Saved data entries
★ ★ ★ ★ ★ ★ ★

template <int NATOM>
__global__ void __launch_bounds__(kHistThreads, 1)
k4_hist_build(const uint8_t* __restrict__ bins, size_t rows_stride, int num_tiles,
              const int4* __restrict__ qgh, const int* __restrict__ idx0, const int* __restrict__ idx1,
              const HistWork* __restrict__ work, unsigned long long* __restrict__ hist) {
  extern __shared__ __align__(16) unsigned char smem_raw[];
  unsigned* plane = reinterpret_cast<unsigned*>(smem_raw);
  unsigned char* stage_bins = smem_raw + 4 * kPlaneWords * 4;
  int4* stage_q = reinterpret_cast<int4*>(stage_bins + kStages * kStageRows * 32);

  const HistWork w = *work;
  const int n = w.count;
  if (n <= 0) return;
  const int tid = threadIdx.x, lane = tid & 31, warp = tid >> 5;
  const int* __restrict__ idx = w.buf ? idx1 : idx0;

  long long cells_rows = static_cast<long long>(n) * num_tiles;
  int rpi = static_cast<int>((cells_rows + gridDim.x - 1) / gridDim.x);
  rpi = max(rpi, 2048);
  rpi = min(rpi, kFlushRows);
  rpi = (rpi + kStageRows - 1) / kStageRows * kStageRows;
  const int chunks = (n + rpi - 1) / rpi;
  const int items = chunks * num_tiles;

  for (int e = tid; e < 4 * kPlaneWords; e += kHistThreads) plane[e] = 0u;
  __syncthreads();

  for (int item = blockIdx.x; item < items; item += gridDim.x) {
    const int tile = item % num_tiles;
    const int chunk = item / num_tiles;
    const int row0 = chunk * rpi;
    const int nrows = min(rpi, n - row0);
    const int nst = (nrows + kStageRows - 1) / kStageRows;
    const uint8_t* tbins = bins + static_cast<size_t>(tile) * rows_stride * 32;

    auto row_of = [&](int st, int slot) -> int {
      int hrow = slot * kHistThreads + tid;
      if (hrow >= kStageRows * 2) return -1;
      int p = row0 + st * kStageRows + (hrow >> 1);
      if (p >= row0 + nrows) return -1;
      return w.use_idx ? idx[w.begin + p] : (w.begin + p);
    };
    auto issue = [&](int st, int slot, int r) {
      int hrow = slot * kHistThreads + tid;
      if (hrow >= kStageRows * 2) return;
      int srow = hrow >> 1, shalf = hrow & 1;
      int buf = st % kStages;
      bool ok = r >= 0;
      size_t rr = ok ? static_cast<size_t>(r) : 0;
      cp_async16(stage_bins + (buf * kStageRows + srow) * 32 + shalf * 16,
                 tbins + rr * 32 + shalf * 16, ok);
      if (shalf == 0) cp_async16(stage_q + buf * kStageRows + srow, qgh + rr, ok);
    };

    int rnext[kStageSlots];
#pragma unroll
    for (int sl = 0; sl < kStageSlots; ++sl) rnext[sl] = row_of(0, sl);
#pragma unroll
    for (int s = 0; s < kStages - 1; ++s) {
      if (s < nst) {
#pragma unroll
        for (int sl = 0; sl < kStageSlots; ++sl) {
          int r = rnext[sl];
          rnext[sl] = (s + 1 < nst) ? row_of(s + 1, sl) : -1;
          issue(s, sl, r);
        }
      }
      cp_async_commit();
    }
    for (int s = 0; s < nst; ++s) {
      cp_async_wait<kStages - 2>();
      __syncthreads();
      int sn = s + kStages - 1;
      if (sn < nst) {
#pragma unroll
        for (int sl = 0; sl < kStageSlots; ++sl) {
          int r = rnext[sl];
          rnext[sl] = (sn + 1 < nst) ? row_of(sn + 1, sl) : -1;
          issue(sn, sl, r);
        }
      }
      cp_async_commit();

      const int buf = s % kStages;
      const unsigned* sw = reinterpret_cast<const unsigned*>(stage_bins + buf * kStageRows * 32);
      const int4* sq = stage_q + buf * kStageRows;
      const int rsel = lane >> 3, wsel = lane & 7;
#pragma unroll 2
      for (int k4 = 0; k4 < kStageRows / (4 * kHistWarps); ++k4) {
        const int r = (warp + k4 * kHistWarps) * 4 + rsel;
        const unsigned word = sw[r * 8 + wsel];
        const int4 q = sq[r];
#pragma unroll
        for (int k = 0; k < 4; ++k) {
          const int kk = (k + rsel) & 3;
          const unsigned b = (word >> (8 * kk)) & 0xFFu;
          const unsigned a = b * 32u + static_cast<unsigned>(wsel * 4 + kk);
          atomicAdd(&plane[a], static_cast<unsigned>(q.x));
          atomicAdd(&plane[kPlaneWords + a], static_cast<unsigned>(q.y));
          atomicAdd(&plane[2 * kPlaneWords + a], static_cast<unsigned>(q.z));
          if (NATOM == 4) atomicAdd(&plane[3 * kPlaneWords + a], static_cast<unsigned>(q.w));
        }
      }
    }
    cp_async_wait<0>();
    __syncthreads();
    for (int e = tid; e < kPlaneWords; e += kHistThreads) {
      unsigned ghi = plane[e], glo = plane[kPlaneWords + e];
      unsigned hhi = plane[2 * kPlaneWords + e];
      unsigned hlo = (NATOM == 4) ? plane[3 * kPlaneWords + e] : 0u;
      if (ghi | glo | hhi | hlo) {
        int f = tile * 32 + (e & 31);
        int b = e >> 5;
        long long g = (static_cast<long long>(static_cast<int>(ghi)) << kLoBits) +
                      static_cast<long long>(glo);
        long long h;
        if (NATOM == 4)
          h = (static_cast<long long>(static_cast<int>(hhi)) << kLoBits) +
              static_cast<long long>(hlo);
        else
          h = static_cast<long long>(hhi);
        size_t o = (static_cast<size_t>(f) * kBins + b) * 2;
        if (g) atomicAdd(&hist[o], static_cast<unsigned long long>(g));
        if (h) atomicAdd(&hist[o + 1], static_cast<unsigned long long>(h));
        plane[e] = 0u;
        plane[kPlaneWords + e] = 0u;
        plane[2 * kPlaneWords + e] = 0u;
        if (NATOM == 4) plane[3 * kPlaneWords + e] = 0u;
      }
    }
    __syncthreads();
  }
}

★ ★ ★ ★ ★ ★ ★

*Requirement:* Taking the entries above, print exactly the lines starting at the line with "for (int k = 0;" and ending at the line with "const unsigned a", both included.

*Solved exercise:*
        for (int k = 0; k < 4; ++k) {
          const int kk = (k + rsel) & 3;
          const unsigned b = (word >> (8 * kk)) & 0xFFu;
          const unsigned a = b * 32u + static_cast<unsigned>(wsel * 4 + kk);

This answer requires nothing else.